First impression is horrifying: a woman squatting to urinate on the sidewalk, the stream flowing downhill until it meets a sleeping man, open drug dealing, people living and presumably dying on the streets, bags of clothing stashed in doorways already crowded with people, the smells of human waste. The whole panoply of suffering is on display all day long.
But if you’re not here in the afternoons when school lets out, you don’t see the kids. And you don’t realize that families live here, strong, hard-working families who simply don’t make enough money to live anywhere else.
So when the kids get out of school in the afternoon, they walk past all the misery to King Carl’s Emporium in the Tenderloin Center.
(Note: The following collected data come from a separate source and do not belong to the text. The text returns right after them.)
template <int VEC, int LPR, int KMAX, bool GATED, int KB, int ACT = 0>
__global__ __launch_bounds__(MRG_BLOCK) void mix_fwd_k(PtrPack ys, int K, const float* __restrict__ coef, const float* __restrict__ w,
                                                       float* __restrict__ out, int64_t rows, int D,
                                                       const float* __restrict__ addend, GatedPack gp) {
  extern __shared__ float lds[];
  constexpr int RPB = MRG_BLOCK / LPR;
  const int sl = threadIdx.x % LPR, rw = row_group_of_thread<LPR>();
  const int dv = D / VEC;
  for (int t = threadIdx.x; t < K * 2 * D; t += MRG_BLOCK) {
    int k = t / (2 * D), rem = t - k * 2 * D;
    lds[t] = coef[(int64_t)k * 4 * D + rem];
  }
  __syncthreads();
  float wk[KB];
#pragma unroll
  for (int k = 0; k < KB; ++k) wk[k] = k < K ? w[k] : 0.f;
  const int64_t nvalid = valid_rows(gp.vrows, rows);
  for (int64_t r = (int64_t)blockIdx.x * RPB + rw; r < rows; r += (int64_t)gridDim.x * RPB) {
    const bool pad = r >= nvalid;
#pragma unroll
    for (int q = 0; q < KMAX; ++q) {
      int c = sl + q * LPR;
      if (c < dv) {
        Vec<VEC> acc = addend ? Vec<VEC>::load(addend + r * D + c * VEC) : Vec<VEC>::fill(0.f);
        float gck = 1.f, rfv = 1.f;
        Vec<VEC> gsv = Vec<VEC>::fill(0.f);
        if constexpr (GATED) {
          gck = gated_rowscale(gp, r);
          rfv = gp.rf[r];
          gsv = Vec<VEC>::load(gp.s + r * D + c * VEC);
        }
        Vec<VEC> vin[KB];
#pragma unroll
        for (int k = 0; k < KB; ++k) {
          vin[k] = Vec<VEC>::fill(0.f);
          if (k < K && ys.p[k]) vin[k] = Vec<VEC>::load(ys.p[k] + r * D + c * VEC);
        }
#pragma unroll
        for (int k = 0; k < KB; ++k) {
          if (k < K) {
            Vec<VEC> v = vin[k];
            if constexpr (GATED) {
              const bool isg = k == gp.k;
              const float cm = isg ? gck : (k == gp.rk ? rfv : 1.0f);
#pragma unroll
              for (int j = 0; j < VEC; ++j) v[j] = v[j] * (isg ? gsv[j] : 1.0f) * cm;
            }
            Vec<VEC> sc = Vec<VEC>::load(lds + (k * 2 + 0) * D + c * VEC), sh = Vec<VEC>::load(lds + (k * 2 + 1) * D + c * VEC);
            if constexpr (ACT == 0) {
#pragma unroll
              for (int j = 0; j < VEC; ++j) {
                float z = v[j] * sc[j] + sh[j];
                acc[j] += wk[k] * (z > 0.f ? z : 0.f);
              }
            } else {
#pragma unroll
              for (int j = 0; j < VEC; ++j) acc[j] += wk[k] * tanhf(v[j] * sc[j] + sh[j]);
            }
          }
        }
        if (pad) acc = Vec<VEC>::fill(0.f);
        acc.store(out + r * D + c * VEC);
      }
    }
  }
}

template <int VEC, int LPR, int KMAX, int KB, bool GATED, int ACT = 0>
__global__ __launch_bounds__(MRG_BLOCK) void mix_bwd_reduce_k(const float* __restrict__ g, PtrPack ys, int K,
                                                              const float* __restrict__ coef, const float* __restrict__ w,
                                                              float* __restrict__ ws, int64_t rows, int D, GatedPack gp) {
  rows = valid_rows(gp.vrows, rows);
// ... 547 lines not shown

extern "C" int mrg_mix_finalize_fwd(const double* sums, const float* const* gamma_host, const float* const* beta_host,
                                    float* const* rmean_host, float* const* rvar_host, int K, double total_rows, int D,
                                    float eps, float momentum, float* coef, void* stream) {
  if (K < 1 || K > MRG_MIX_MAXK || D <= 0 || total_rows < 0) return MRG_E_SHAPE;
  if (!sums || !coef || !gamma_host || !beta_host) return MRG_E_NULLPTR;
  BnPacks bn;
  const int prc = bn_packs(&bn, gamma_host, beta_host, rmean_host, rvar_host, K);
  if (prc != MRG_OK) return prc;
  hipLaunchKernelGGL(mix_finalize_fwd_k, dim3((D + 127) / 128, K), dim3(128), 0, (hipStream_t)stream, sums, bn.gamma, bn.beta, bn.rmean, bn.rvar, K,
                     total_rows > 0 ? total_rows : 1.0, D, eps, momentum, coef, (const int32_t*)nullptr);
  MRG_LAUNCH_CHECK();
  return MRG_OK;
}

It’s a store with lots of cool things to inspire adventure and spark the imagination, all personally selected by Carl, a puffer fish who is always around though never seen.
But they’re not here to shop. After a day at school, they settle in to the writing lab for an hour to write stories. It’s a wonderful thing. They write about dogs and pumpkins and wanting to go to Yemen to see their cousins. They write about getting a pit bull for protection, how many pies can be made from a pumpkin big as a house, and the discomfort of sharing your bed with a horse who’s really a cat but takes up as much of the bed as a horse would.
We try to let their imaginations roam while also teaching a bit of structure. We talk about the importance of describing what they’re thinking about, how to build the arc of a story, and a little bit of sentence structure. We correct some spelling errors and throw in a few periods and capital letters. Then they get to play in the treehouse.
826 Valencia, which was founded in 2002 by Dave Eggers and Ninive Calegari is all about helping under-resourced students develop creative writing skills and supporting teachers to inspire creativity in their students. The goal is to smooth the path to academic and career success for kids not born with a wealth of advantages. I hope the kids are getting as much out of it as I am.
Fantastic post, Ron, and fantastic work with all those kids. Hope to see some of them on the NYTimes best seller list some day.
Amazing & beautiful, as always. You bring stories to life. You should really submit that to the paper for publication. And I’m with Martha, I hope you inspire more than a few of those kids to become something special.
BTW, I looked at the fish cam on their website and may have seen Carl.